Additional information from FEMA:
- “Florida survivors who live in Charlotte, Collier, DeSoto, Hardee, Hillsborough, Lee, Manatee, Orange, Osceola, Pinellas, Polk, Sarasota and Seminole counties can apply for federal assistance at www.disasterassistance.gov, by calling 800-621-FEMA (3362) or by using the FEMA App. Survivors using a relay service, such as a video relay service, captioned telephone service or others, can give the FEMA operator the number for that service.
- Small Business Administration disaster loans are available to businesses, homeowners, renters and nonprofit organizations in Florida counties approved for individual assistance. Applicants may apply at disasterloanassistance.sba.gov under declaration #17644. For help, call 800-659-2955 or send an email to [email protected].
- If you are one of the 1.6 million Floridians with flood insurance, report your loss immediately to your insurance agent or carrier. Be sure to ask them about advance payments. Need help finding your insurance agent or carrier? Call 877-336-2627. To learn more about how to start your flood insurance claim, visit Floodsmart.gov.
- Mental health resources are available. Survivors experiencing emotional distress can call or text the Disaster Distress Helpline at 1-800-985-5990. The national hotline provides free 24/7, crisis counseling for people who are experiencing emotional distress related to any natural or human-caused disaster. Deaf and Hard of Hearing ASL callers can use a videophone or ASL Now.
- Florida residents who did not evacuate but now need to leave their home can visit www.floridadisaster.org/shelter-status for open general and special needs shelters in Florida. If you do leave your home, do not leave pets or animals behind.
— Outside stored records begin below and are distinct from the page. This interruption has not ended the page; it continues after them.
+template <int T, int IT>
+__device__ __forceinline__ void ixs_hop(const u32* __restrict__ keys, const u64* __restrict__ vals, u32 lo, u32 hi, int sh, u32 dbase, u32 nd, u32* s_cur,
+                                        u32* __restrict__ dk, u64* __restrict__ dv) {
+    __shared__ u32 s_hist[IXS_SB_MAX], s_off[IXS_SB_MAX], s_tot;
+    __shared__ u32 s_k[T * IT];
+    __shared__ u64 s_v[T * IT];
+    const u32 tid = threadIdx.x;
+    for (u32 t0 = lo; t0 < hi; t0 += T * IT) {
+        if (tid < IXS_SB_MAX) s_hist[tid] = 0;
+        __syncthreads();
+        u32 k[IT], r[IT];
+        u64 v[IT] = {};
+#pragma unroll
+        for (int j = 0; j < IT; ++j) {
+            const u32 i = t0 + (u32)j * T + tid;
+            k[j] = i < hi ? keys[i] : 0xFFFFFFFFu;
+            if (k[j] != 0xFFFFFFFFu) v[j] = vals[i];
+        }
+#pragma unroll
+        for (int j = 0; j < IT; ++j)
+            if (k[j] != 0xFFFFFFFFu) r[j] = atomicAdd(&s_hist[(k[j] >> sh) - dbase], 1u);
+        __syncthreads();
+        if (tid < 64) {
+            const u32 c0 = s_hist[2 * tid], c1 = s_hist[2 * tid + 1];
+            u32 inc = c0 + c1;
+#pragma unroll
+            for (int o = 1; o < 64; o <<= 1) {
+                const u32 x = __shfl_up(inc, o);
+                if (tid >= (u32)o) inc += x;
+            }
+            s_off[2 * tid] = inc - c0 - c1, s_off[2 * tid + 1] = inc - c1;
+            if (tid == 63) s_tot = inc;
+        }
+        __syncthreads();
+#pragma unroll
+        for (int j = 0; j < IT; ++j)
+            if (k[j] != 0xFFFFFFFFu) {
+                const u32 p = s_off[(k[j] >> sh) - dbase] + r[j];
+                s_k[p] = k[j], s_v[p] = v[j];
+            }
+        __syncthreads();
+        const u32 n = s_tot;
+        for (u32 p = tid; p < n; p += T) {
+            const u32 kk = s_k[p], d = (kk >> sh) - dbase;
+            const u32 at = s_cur[d] + (p - s_off[d]);
+            dk[at] = kk, dv[at] = s_v[p];
+        }
+        __syncthreads();
+        if (tid < nd) s_cur[tid] += s_hist[tid];
+    }
+}
+
+__global__ __launch_bounds__(IXS_T1) void k_ixs_hop1(const u32* __restrict__ keys, const u64* __restrict__ vals, u32 E, int sh, u32 nsb,
+                                                    const u32* __restrict__ qplan, u32* __restrict__ tk, u64* __restrict__ tv) {
+    __shared__ u32 s_cur[IXS_SB_MAX];
+    if (threadIdx.x < nsb) s_cur[threadIdx.x] = qplan[(size_t)threadIdx.x * IXS_G + ixs_col()];
     __syncthreads();
     u32 lo, hi;
     ixs_slice(E, lo, hi);
-    for (u32 i = lo + threadIdx.x; i < hi; i += IXS_T1) {
-        const u32 k = keys[i];
-        if (k == 0xFFFFFFFFu) continue;
-        const u32 at = atomicAdd(&s_cur[k >> wsh], 1u);
-        tk[at] = k, tv[at] = vals[i];
-    }
+    ixs_hop<IXS_T1, 4>(keys, vals, lo, hi, sh, 0u, nsb, s_cur, tk, tv);
+}
+
+__global__ __launch_bounds__(IXS_TH) void k_ixs_hop2(const u32* __restrict__ tk, const u64* __restrict__ tv, int wsh, u32 nbins, int ssh, u32 K,
+                                                    const u32* __restrict__ plan , const u32* __restrict__ qplan ,
+                                                    u32* __restrict__ ok, u64* __restrict__ ov) {
+    __shared__ u32 s_cur[IXS_SB_MAX];
+    const u32 per = IXS_G / 8 / K;
+    const u32 r = blockIdx.x >> 3;
+    const u32 S = r / per, t = (blockIdx.x & 7u) * per + r % per;
+    const u32 a = qplan[(size_t)S * IXS_G + (size_t)t * K], b = qplan[(size_t)S * IXS_G + (size_t)(t + 1) * K];
+    if (a == b) return;
+    const u32 b0 = S << ssh, nb = min(1u << ssh, nbins - b0);
+    if (threadIdx.x < nb) s_cur[threadIdx.x] = plan[(size_t)(b0 + threadIdx.x) * IXS_G + (size_t)t * K];
+    __syncthreads();
+    ixs_hop<IXS_TH, 8>(tk, tv, a, b, wsh, b0, nb, s_cur, ok, ov);
 }
 
 __device__ __forceinline__ void ixs_group(const u32* sk, const u64* sv, u32 a, u32 b, u32 idbase, u32* __restrict__ dk,
@@ -88,7 +178,70 @@
     __syncthreads();
 }
 
-__global__ __launch_bounds__(IXS_T2) void k_ixs_bin(const u32* __restrict__ tk, const u64* __restrict__ tv, const u32* __restrict__ plan, int wsh,
+__device__ __forceinline__ void ixs_lds_pass(const u32* src, u32* dst, u32 n, int shift, u32* s_cnt , u32* s_ws) {
+    constexpr u32 NW = IXS_T3 / 64;
+    const u32 tid = threadIdx.x, lane = tid & 63u, w = tid >> 6;
+    const u32 per = (n + IXS_T3 - 1) / IXS_T3 * 64u;
+    const u32 lo = min(n, per * w), hi = min(n, per * (w + 1));
+    s_cnt[2 * tid] = 0, s_cnt[2 * tid + 1] = 0;
+    __syncthreads();
+    for (u32 i = lo + lane; i < hi; i += 64) atomicAdd(&s_cnt[((src[i] >> shift) & 127u) * NW + w], 1u);
+    __syncthreads();
+    {
+        const u32 c0 = s_cnt[2 * tid], c1 = s_cnt[2 * tid + 1];
+        u32 inc = c0 + c1;
+#pragma unroll
+        for (int o = 1; o < 64; o <<= 1) {
+            const u32 x = __shfl_up(inc, o);
+            if (lane >= (u32)o) inc += x;
+        }
+        if (lane == 63) s_ws[w] = inc;
+        __syncthreads();
+        u32 run = inc - c0 - c1;
+        for (u32 k = 0; k < w; ++k) run += s_ws[k];
+        s_cnt[2 * tid] = run, s_cnt[2 * tid + 1] = run + c0;
+    }
+    __syncthreads();
+    for (u32 i0 = lo; i0 < hi; i0 += 64) {
+        const u32 i = i0 + lane;
+        const bool live = i < hi;
+        const u32 x = live ? src[i] : 0u, d = (x >> shift) & 127u;
+        unsigned long long peers = __ballot(live);
+#pragma unroll
+        for (int bit = 0; bit < 7; ++bit) {
+            const unsigned long long m = __ballot((d >> bit) & 1u);
+            peers &= ((d >> bit) & 1u) ? m : ~m;
+        }
+        if (live) {
+            const u32 rank = (u32)__popcll(peers & ((1ull << lane) - 1ull)), cnt = (u32)__popcll(peers);
+            const u32 base = s_cnt[d * NW + w];
+            dst[base + rank] = x;
+            if (rank + 1 == cnt) s_cnt[d * NW + w] = base + cnt;
+        }
+    }
+    __syncthreads();
+}
+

You can also register other members of your household and your pets on Shelter in Place Survey (arcgis.com) to help local first responders locate you.
- Florida residents can call the Florida State Assistance Information Line at 800-342-3557 to receive up-to-date information regarding Hurricane Ian.
- Medically dependent residents of Florida who need electricity to operate medical equipment, transport services to evacuated due to a medical condition or need help getting medication during a disaster can register for assistance at FloridaDisaster.org/SNR.
- The National Center for Missing & Exploited Children has free reunification assistance for children and families impacted by disasters. If you or someone you know is missing a child related to a disaster or any other incident, please immediately call 911 and then 800-THE-LOST for assistance.
- Visit Hurricane Ian | FEMA.gov for information and resources available for Florida residents affected by the storm. The page will be available in Creole, Simplified Chinese, Portuguese, Spanish and Vietnamese.”
How to help:
- “Please do not self-deploy. If you want to volunteer as part of the Hurricane Ian recovery, visit Florida’s official volunteer portal at VolunteerFlorida.org to find volunteer opportunities.
- Volunteer to help. There will be volunteer opportunities for months, often years, after the disaster. A list of agencies with volunteer opportunities can be found on the National Voluntary Organizations Active in Disaster website at www.nvoad.org.
- Cash is the best donation. After a disaster, people always want to help, but It’s important to donate responsibly. When people support voluntary organizations with financial contributions, it helps ensure a steady flow of important services to the people in need after a disaster. You can make a donation at www.volunteerflorida.org/donatefdf or text DISASTER to 20222.
- Before donating supplies connect with organizations working in the affected area to identify what is needed, how much is needed and when it is needed. Used clothing is never needed in a disaster area. Unwanted donations can overwhelm charities on the ground because they need to be received sorted.
- If you need assistance locating a missing friend or relative call the Red Cross at 800-733-2767 and provide as much detail as you can to assist us in potentially locating your missing loved one.”